+                const uint32_t idx = base + 64u * (uint32_t)r + laneR;
+                if (idx < count) {
+                    uint32_t px, pl;
+                    primaryEntry(a.fp, a.pixelList, idx, &px, &pl);
+                    queueCameraRay(a, idx, LENS ? co[LENS ? r : 0] : xyz(a.fp.cam.eye), cd[r], px, pl);
+                }
+            }
+        }
+        if (!sky) {
+#pragma unroll
+            for (int r = 0; r < R; r++) {
+                const uint32_t idx = base + 64u * (uint32_t)r + laneR;
+                if (idx < count) {
+                    int hinst = -1;
+                    if constexpr (TWO_LEVEL)
+                        hinst = (int)ldsSave[pwave][kSaveInst + r][lane];
+                    writeClosestHit(a, sc, idx, tClosest[r], hu[r], hv[r], hprim[r], hinst);
+                }
             }
         }
     }
-}
-
-}
+    if (a.skyFlags && __builtin_amdgcn_mbcnt_hi(~0u, __builtin_amdgcn_mbcnt_lo(~0u, 0u)) == 0u) {
+        const uint32_t slot = blockIdx.x % kDepositSlots;
+        atomicAdd(&a.ctl->bundleSlots[slot][0], nBundles);
+        if (nSky) {
+            atomicAdd(&a.ctl->bundleSlots[slot][1], nSky);
+            atomicAdd(&a.ctl->depositSlots[slot][0], nSky * kPer);
+        }
+    }
+}
+
+}
diff --git a/opencl-path-tracer_amd/csrc/pt_schedule.h b/opencl-path-tracer_amd/csrc/pt_schedule.h
--- a/opencl-path-tracer_amd/csrc/pt_schedule.h
+++ b/opencl-path-tracer_amd/csrc/pt_schedule.h
@@ -94,6 +94,8 @@
     return (uint32_t)std::max(1.0, std::min((double)c->planes, b));
 }
 
+inline size_t skyFlagWords(uint32_t cap) { return ((size_t)cap + kBundleEntries - 1u) / kBundleEntries; }
+
 int ensureQueues(pt_ctx* c)
 {
     if (c->queuesReady)
@@ -125,7 +127,7 @@
         c->rays[0].release(), c->rays[1].release(), c->shadow.release(), c->hitH.release(), c->hitInst.release(), c->accumPlanes.release();
         for (ShadowQueueBuf& q : c->shadowQ)
             q.release();
-        c->stagedRays.release(), c->stagedShadow.release(), c->activeFlag.release();
+        c->stagedRays.release(), c->stagedShadow.release(), c->activeFlag.release(), c->skyFlags.release();
         c->foldPlanes = 0;
         const bool split = splitShadowAccum(c, cap);
         c->capExt = c->capShadow = cap;
@@ -144,7 +146,7 @@
         newEpoch(c);
         const uint64_t q0 = 16ull * cap + 32ull * (c->q0Small ? c->capExt : cap);
         const uint64_t need = q0 + 48ull * c->capExt + 48ull * c->capShadow + 20ull * cap + (uint64_t)cap * (parityMode(c) ? 2ull * 48 + 4 : 0)
-            + (uint64_t)(c->planes - 1) * c->numOwned * sizeof(float4)
+            + (uint64_t)(c->planes - 1) * c->numOwned * sizeof(float4) + skyFlagWords(cap) * sizeof(uint32_t)
             + (split ? (uint64_t)cap * 48 * maxBounces(c) + (uint64_t)c->cfg.width * c->cfg.height * sizeof(float4) * maxBounces(c) : 0);
         size_t freeB = 0, totalB = 0;
         HIPCHK(c, hipMemGetInfo(&freeB, &totalB));
@@ -165,6 +167,7 @@
     HIPCHK(c, c->shadow.alloc(c->capShadow));
     HIPCHK(c, c->hitH.alloc(cap));
     HIPCHK(c, c->hitInst.alloc(cap));
+    HIPCHK(c, c->skyFlags.alloc(skyFlagWords(cap)));
     if (parityMode(c)) {
         HIPCHK(c, c->stagedRays.alloc(cap));
         HIPCHK(c, c->stagedShadow.alloc(cap));
@@ -434,7 +437,9 @@
 
 inline bool firstPassCoherent(const pt_ctx* c, const FrameParams& fp, uint32_t batch) { return fp.interleave >= 16u || (PT_FRAME_BUNDLES && batch == 1u && primaryBundles(c)); }
 
-void launchIntersect(pt_ctx* c, int q, uint32_t pass, bool coherent = false, const FrameParams* fused = nullptr, bool noOrigins = false)
+inline bool skyBundlePass(const pt_ctx* c) { return !parityMode(c) && !generalShading(c) && !c->st->host.materialBins; }
+
+void launchIntersect(pt_ctx* c, int q, uint32_t pass, bool coherent = false, const FrameParams* fused = nullptr, bool noOrigins = false, bool skyBundles = false)
 {
     Control* ctl = c->control.p;
     TraceArgs a = traceArgsBase(c);
@@ -452,6 +457,12 @@
     if (coherent && c->dyn[c->active].packetOk && (c->packetUse & 1u)) {
         if (fused && primaryBundles(c)) {
             a.noOrigins = noOrigins ? 1u : 0u;
+            a.skyFlags = nullptr;
+            if (skyBundles) {
+                a.accum = accumView(c);
+                a.skyFlags = c->skyFlags.p;
+                a.skyBundles = c->skyBundles ? 1u : 0u;
+            }
             c->packetLaunches++;
             c->bundleLaunches++;
             if (c->camera.thinLens) {
@@ -491,7 +502,8 @@
         launchTrace(c, true, a, side);
 }
 
-void launchShade(pt_ctx* c, const FrameParams& fp, int in, int out, uint32_t pass, uint32_t launchEntries, const ShadowQueueBuf* ownShadow = nullptr, bool derivedPrimaries = false)
+void launchShade(pt_ctx* c, const FrameParams& fp, int in, int out, uint32_t pass, uint32_t launchEntries, const ShadowQueueBuf* ownShadow = nullptr, bool derivedPrimaries = false,
+    bool skyBundles = false)
 {
     Control* ctl = c->control.p;
     ShadeArgs a {};
@@ -507,6 +519,7 @@
     a.deposits = parityMode(c) ? &ctl->depositsShade : &ctl->depositSlots[0][0];
     a.streams = c->streams.p;
     a.derivedPrimaries = derivedPrimaries ? 1u : 0u;
+    a.skyFlags = skyBundles && pass == 0u ? c->skyFlags.p : nullptr;
     a.outCap = out == 1 ? c->capExt : (c->q0Small ? c->capExt : c->capacity);
     a.shadowCap = ownShadow ? c->capacity : c->capShadow;
     const uint32_t blocks = (std::max(launchEntries, 1u) + kShadeBlock - 1u) / kShadeBlock;
@@ -587,6 +600,7 @@
     const bool packetsFirst = coherentFirst && c->dyn[c->active].packetOk && (c->packetUse & 1u);
     const bool fused = packetsFirst && PT_FUSED_PRIMARY && !(c->cfg.flags & PT_FLAG_QUEUE_PRIMARY_RAYS);
     const bool derived = fused && primaryBundles(c) && !c->camera.thinLens && PT_DERIVED_PRIMARIES;
+    const bool skyPass = fused && primaryBundles(c) && skyBundlePass(c);
     if (c->q0Small && !derived && entries > c->capExt)
         return fail(c, PT_ERR_STATE, "the first queue was sized for camera rays queued as directions only, and this batch queues their origins");
     prof.begin(0);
##########
- Action item -
Copy out all lines of the material containing the word "thinLens".

- Written reply -
             if (c->camera.thinLens) {
     const bool derived = fused && primaryBundles(c) && !c->camera.thinLens && PT_DERIVED_PRIMARIES;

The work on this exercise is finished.